The 27-year-old has a wife and two stepdaughters he boasts are pretty good on motorbikes and jetskis. If you haven't worked it out already, Batt's an adrenalin junkie and it clearly runs in the family.

The Paralympian has mentors a 12-year-old boycalled Harry, who Batt sees exorbitant potential in.

It's an opportunity to repay a favour.

When Batt was young, a local wheelchair rugby Paralympian Tom Kennedy took him under his wing and drove him around the state to compete. Batt hopes to do the same for Harry, who you can meet in the below video.

"I don't want to toot my own horn but I saw myself in him," Batt said.

"I saw the same age, the same level of disability. He's an active kid, a footy fan and he'll be something else in the future."

And when he speaks at his stepdaughters' school, Batt sees something particularly terrific about the kids playing in the schoolyard these days.

"They don't judge myself or anyone in a wheelchair. They don't see the wheelchair, just the person behind the wheelchair," he said.

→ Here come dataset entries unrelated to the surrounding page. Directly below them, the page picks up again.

pantomatrix_b200/csrc/pm_tapgemm_tc.cu:

```cuda
#include <cuda.h>
#include <stdio.h>
#include <stdlib.h>

#include <cstring>
#include "pm_common.cuh"
#include "../../include/pm_emage.h"


namespace {

constexpr int BM = 128;
constexpr int BK = 64;
constexpr int MMA_K = 16;
constexpr int A_TILE_BYTES = BM * BK * 2;
constexpr int PRODUCER_THREADS = 128;
constexpr int CONSUMER_THREADS = 256;
constexpr int NUM_THREADS = PRODUCER_THREADS + CONSUMER_THREADS;
constexpr int PRODUCER_REGS = 40, CONSUMER_REGS = 232;
static_assert(PRODUCER_THREADS * PRODUCER_REGS + CONSUMER_THREADS * CONSUMER_REGS == (65536 / NUM_THREADS & ~7) * NUM_THREADS,
              "the setmaxnreg split must use exactly the launch's register pool");
constexpr int STAMP_WARP = PRODUCER_THREADS / 32;
constexpr int MAX_STAGES = 8;
constexpr int RING_KB = 200;

struct TcParams {
  int taps, pad, nsplit, kblocks;
  int rows_out, cout, batch;
  int R, NB;
  int w_rows;
  const float* bias;
  const float* residual; long long r_bs; int ldr;
  int act, act_cols; float slope;
  float* out_f32; long long o_bs; int ldo;
  __nv_bfloat16* out_bf16; long long ob_ps, ob_bs; int ldob; int out_nsplit;
  int stages;
  const uint8_t* prefetch; long long prefetch_bytes;
  float acc_scale;
};

#ifdef PM_TC_TIMING
__device__ unsigned long long pm_tc_stamps[4096 * 8];
#define PM_STAMP(i)                                                                                              \
  do {                                                                                                           \
    if ((threadIdx.x & 31) == 0) {                                                                               \
      const unsigned cta_ = (blockIdx.z * gridDim.y + blockIdx.y) * gridDim.x + blockIdx.x;                      \
      if (cta_ < 4096) pm_tc_stamps[cta_ * 8 + (i)] = (unsigned long long)clock64();                             \
    }                                                                                                            \
  } while (0)
#else
#define PM_STAMP(i) do {} while (0)
#endif

#include "pm_tc_ptx.cuh"

template <int BN, bool F16>
__device__ __forceinline__ void mma_k16(float (&d)[BN / 2], uint64_t a, uint64_t b) {
  static_assert(BN == 64 || BN == 128, "64- or 128-column tiles (see pm_tapgemm_tc)");
  if constexpr (BN == 64) wgmma_m64n64k16<!F16>(d, a, b);
  else wgmma_m64n128k16<!F16>(d, a, b);
}

template <int BN, bool F16, int NSPLIT>
__device__ __forceinline__ void mma_kblock(float (&main)[BN / 2], float (&corr)[BN / 2], uint64_t a0, uint64_t w0) {
  constexpr uint64_t A_PL = A_TILE_BYTES >> 4, W_PL = (BN * BK * 2) >> 4, K_ST = (MMA_K * 2) >> 4;
  if constexpr (NSPLIT == 3) {
#pragma unroll
    for (int k = 0; k < BK / MMA_K; ++k) mma_k16<BN, F16>(corr, a0 + k * K_ST, w0 + 2 * W_PL + k * K_ST);
#pragma unroll
    for (int k = 0; k < BK / MMA_K; ++k) mma_k16<BN, F16>(corr, a0 + A_PL + k * K_ST, w0 + W_PL + k * K_ST);
#pragma unroll
    for (int k = 0; k < BK / MMA_K; ++k) mma_k16<BN, F16>(corr, a0 + 2 * A_PL + k * K_ST, w0 + k * K_ST);
  }
  if constexpr (NSPLIT >= 2) {
#pragma unroll
    for (int k = 0; k < BK / MMA_K; ++k) mma_k16<BN, F16>(corr, a0 + k * K_ST, w0 + W_PL + k * K_ST);
#pragma unroll
    for (int k = 0; k < BK / MMA_K; ++k) mma_k16<BN, F16>(corr, a0 + A_PL + k * K_ST, w0 + k * K_ST);
  }
#pragma unroll
  for (int k = 0; k < BK / MMA_K; ++k) mma_k16<BN, F16>(main, a0 + k * K_ST, w0 + k * K_ST);
}

template <int BN, bool F16, int NSPLIT>
__global__ void __launch_bounds__(NUM_THREADS, 1) tapgemm_tc_kernel(const __grid_constant__ CUtensorMap map_a,
                                                                  const __grid_constant__ CUtensorMap map_w,
                                                                  const TcParams p) {
  constexpr int W_TILE_BYTES = BN * BK * 2;
  constexpr int NACC = BN / 2;
  constexpr int ST = BN + 8;

  extern __shared__ __align__(1024) uint8_t smem_raw[];
  uint8_t* tiles = reinterpret_cast<uint8_t*>((reinterpret_cast<uintptr_t>(smem_raw) + 1023) & ~uintptr_t(1023));
  const int stage_bytes = p.nsplit * (A_TILE_BYTES + W_TILE_BYTES);
  const int ring_bytes = p.stages * stage_bytes > BM * ST * 4 ? p.stages * stage_bytes : BM * ST * 4;
  uint64_t* bars = reinterpret_cast<uint64_t*>(tiles + ring_bytes);
  uint64_t* full_bar = bars;
  uint64_t* empty_bar = bars + MAX_STAGES;

  const int warp = threadIdx.x >> 5, lane = threadIdx.x & 31;
  if (warp == STAMP_WARP) PM_STAMP(0);
  const int l0 = blockIdx.x * p.R;
  const int n0 = blockIdx.y * BN;
  const int b0 = blockIdx.z * p.NB;
  const int n_iter = p.taps * p.kblocks;

  if (threadIdx.x == 0) {
    asm volatile("prefetch.tensormap [%0];" ::"l"(&map_a) : "memory");
    asm volatile("prefetch.tensormap [%0];" ::"l"(&map_w) : "memory");
    for (int s = 0; s < p.stages; ++s) {
      mbar_init(smem_u32(&full_bar[s]), 1);
      mbar_init(smem_u32(&empty_bar[s]), 2);
    }
    asm volatile("fence.mbarrier_init.release.cluster;" ::: "memory");
  }
  __syncthreads();
  if (warp == STAMP_WARP) PM_STAMP(1);

  if (warp < PRODUCER_THREADS / 32) {
    setmaxnreg_dec<PRODUCER_REGS>();
    if (warp == 1 && lane == 0 && p.prefetch) {
      const long long ncta = (long long)gridDim.x * gridDim.y * gridDim.z;
      const long long cta = ((long long)blockIdx.z * gridDim.y + blockIdx.y) * gridDim.x + blockIdx.x;
      long long share = ((p.prefetch_bytes + ncta - 1) / ncta + 127) & ~127LL;
      long long off = cta * share;
      long long end = off + share < p.prefetch_bytes ? off + share : p.prefetch_bytes;
      end &= ~15LL;
      for (; off < end; off += 16384) {
        const uint32_t n = (uint32_t)(end - off < 16384 ? end - off : 16384);
        asm volatile("cp.async.bulk.prefetch.L2.global [%0], %1;" ::"l"(p.prefetch + off), "r"(n) : "memory");
      }
    }
    if (warp != 0) return;
    const uint32_t tx = (uint32_t)stage_bytes;
    int s = 0, tap = 0, kb = 0;
    uint32_t ph = 0;
    for (int it = 0; it < n_iter; ++it) {
      mbar_wait_fast(smem_u32(&empty_bar[s]), ph ^ 1u);
      if (elect_one()) {
        const uint32_t bar = smem_u32(&full_bar[s]);
        uint8_t* st = tiles + (size_t)s * stage_bytes;
        mbar_expect_tx(bar, tx);
        for (int pl = 0; pl < p.nsplit; ++pl) {
          tma_load_4d(smem_u32(st + pl * A_TILE_BYTES), &map_a, bar, kb * BK, l0 + tap - p.pad, b0, pl);
          tma_load_3d(smem_u32(st + p.nsplit * A_TILE_BYTES + pl * W_TILE_BYTES), &map_w, bar, kb * BK, tap * p.w_rows + n0, pl);
        }
      }
      __syncwarp();
      if (++s == p.stages) { s = 0; ph ^= 1u; }
      if (++kb == p.kblocks) { kb = 0; ++tap; }
    }
    return;
  }

  setmaxnreg_inc<CONSUMER_REGS>();
  const int ct = threadIdx.x - PRODUCER_THREADS;
  const int wg = ct >> 7;
  float acc0[NACC], acc1[NACC], accc[NACC];
#pragma unroll
  for (int i = 0; i < NACC; ++i) { acc0[i] = 0.f; acc1[i] = 0.f; accc[i] = 0.f; }
  {
    const uint32_t tiles_u32 = smem_u32(tiles);
    int s = 0;
    uint32_t ph = 0;
    int prev = -1;
    auto kblock = [&](float (&main)[NACC]) {
      mbar_wait_fast(smem_u32(&full_bar[s]), ph);
      if (prev < 0 && warp == STAMP_WARP) PM_STAMP(2);
      const uint32_t a_base = tiles_u32 + (uint32_t)s * (uint32_t)stage_bytes + (uint32_t)wg * (64 * 128);
      const uint32_t w_base = tiles_u32 + (uint32_t)s * (uint32_t)stage_bytes + (uint32_t)(NSPLIT * A_TILE_BYTES);
      wgmma_fence();
      mma_kblock<BN, F16, NSPLIT>(main, accc, gmma_desc(GMMA_DESC_K_SW128, a_base), gmma_desc(GMMA_DESC_K_SW128, w_base));
      wgmma_commit();
      wgmma_wait<1>();
      if (prev >= 0 && ct % 128 == 0) mbar_arrive(smem_u32(&empty_bar[prev]));
      prev = s;
      if (++s == p.stages) { s = 0; ph ^= 1u; }
    };
    int it = 0;
    for (; it + 1 < n_iter; it += 2) {
      kblock(acc0);
      kblock(acc1);
    }
    if (it < n_iter) kblock(acc0);
    if (warp == STAMP_WARP) PM_STAMP(3);
    wgmma_wait<0>();
    if (warp == STAMP_WARP) PM_STAMP(4);
    wgmma_fence_regs(acc0);
    wgmma_fence_regs(acc1);
    wgmma_fence_regs(accc);
  }
  named_bar_sync(1, CONSUMER_THREADS);
  {
    const int wq = warp & 3, t4 = lane & 3;
    const int r0 = wg * 64 + wq * 16 + (lane >> 2);
    float* stg = reinterpret_cast<float*>(tiles);
#pragma unroll
    for (int i = 0; i < NACC / 4; ++i) {
      const int c = 8 * i + 2 * t4;
#pragma unroll
      for (int h = 0; h < 2; ++h) {
        float v0 = acc0[4 * i + 2 * h] + acc1[4 * i + 2 * h];
        float v1 = acc0[4 * i + 2 * h + 1] + acc1[4 * i + 2 * h + 1];
        v0 += accc[4 * i + 2 * h];
        v1 += accc[4 * i + 2 * h + 1];
        if constexpr (F16) { v0 *= p.acc_scale; v1 *= p.acc_scale; }
        *reinterpret_cast<float2*>(stg + (r0 + 8 * h) * ST + c) = make_float2(v0, v1);
      }
    }
  }
  named_bar_sync(1, CONSUMER_THREADS);

  const bool vec_f = p.out_f32 && ((p.ldo & 3) == 0) && ((reinterpret_cast<uintptr_t>(p.out_f32) & 15) == 0) && ((p.o_bs & 3) == 0);
  const bool vec_r = p.residual && ((p.ldr & 3) == 0) && ((reinterpret_cast<uintptr_t>(p.residual) & 15) == 0) && ((p.r_bs & 3) == 0);
  const bool vec_b = p.out_bf16 && ((p.ldob & 3) == 0) && ((reinterpret_cast<uintptr_t>(p.out_bf16) & 7) == 0) &&
                     ((p.ob_bs & 3) == 0) && ((p.ob_ps & 3) == 0);
  const bool all_vec = (!p.out_f32 || vec_f) && (!p.residual || vec_r) && (!p.out_bf16 || vec_b);
  const float act_slope = p.act == PM_ACT_NONE ? 1.f : (p.act == PM_ACT_RELU ? 0.f : p.slope);
  const int r_shift = 31 - __clz(p.R);
  constexpr int C4 = BN / 4;
  const float* stg = reinterpret_cast<const float*>(tiles);
#pragma unroll 1
  for (int item = ct; item < BM * C4; item += CONSUMER_THREADS) {
    const int rt = item / C4, c = (item % C4) * 4;
    const int b = b0 + (rt >> r_shift), l = l0 + (rt & (p.R - 1));
    const int n = n0 + c;
    if (b >= p.batch || l >= p.rows_out || n >= p.cout) continue;
    const float4 x4 = *reinterpret_cast<const float4*>(stg + rt * ST + c);
    const long long of = (long long)b * p.o_bs + (long long)l * p.ldo;
    const long long orr = (long long)b * p.r_bs + (long long)l * p.ldr;
    const PmPlanes P{p.out_bf16 ? p.out_bf16 + (long long)b * p.ob_bs + (long long)l * p.ldob : nullptr,
                     p.ob_ps, p.ldob, p.out_nsplit};
    if (all_vec && n + 4 <= p.cout) {
      float4 x = x4;
      if (p.bias) { x.x += __ldg(p.bias + n); x.y += __ldg(p.bias + n + 1); x.z += __ldg(p.bias + n + 2); x.w += __ldg(p.bias + n + 3); }
      if (p.residual) {
        const float4 t = *reinterpret_cast<const float4*>(p.residual + orr + n);
        x.x += t.x; x.y += t.y; x.z += t.z; x.w += t.w;
      }
      x.x = x.x < 0.f ? (n < p.act_cols ? act_slope : 1.f) * x.x : x.x;
      x.y = x.y < 0.f ? (n + 1 < p.act_cols ? act_slope : 1.f) * x.y : x.y;
      x.z = x.z < 0.f ? (n + 2 < p.act_cols ? act_slope : 1.f) * x.z : x.z;
      x.w = x.w < 0.f ? (n + 3 < p.act_cols ? act_slope : 1.f) * x.w : x.w;
      if (p.out_f32) *reinterpret_cast<float4*>(p.out_f32 + of + n) = x;
      if (P.ptr) pm_store_planes4_t<F16>(P, 0, n, x);
    } else {
      const float xs[4] = {x4.x, x4.y, x4.z, x4.w};
#pragma unroll
      for (int k = 0; k < 4; ++k) {
        if (n + k >= p.cout) break;
        float y = xs[k];
        if (p.bias) y += __ldg(p.bias + n + k);
        if (p.residual) y += p.residual[orr + n + k];
        y = y < 0.f ? (n + k < p.act_cols ? act_slope : 1.f) * y : y;
        if (p.out_f32) p.out_f32[of + n + k] = y;
        if (P.ptr) pm_store_planes_t<F16>(P, 0, n + k, y);
      }
    }
  }
  if (warp == STAMP_WARP) PM_STAMP(5);
#ifdef PM_TC_TIMING
  named_bar_sync(1, CONSUMER_THREADS);
#endif
  if (warp == STAMP_WARP) PM_STAMP(6);
}
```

"Just to teach them a skill like that in life is a huge thing. I just think it makes you a better person, and makes you look over people's disabilities to their abilities and the people that they are."

Back to his own time in the schoolyard, you wonder whether Batt's elective was just a lifechanging coincidence or a little push from the people who love him. Either way, there's no looking back.

"If you could give me a magic pill and make me grow legs I wouldn't take it," Batt said.

"I'm happier with how I am right now than I would be as an able-bodied person. I've experienced a lot more and probably am a better person."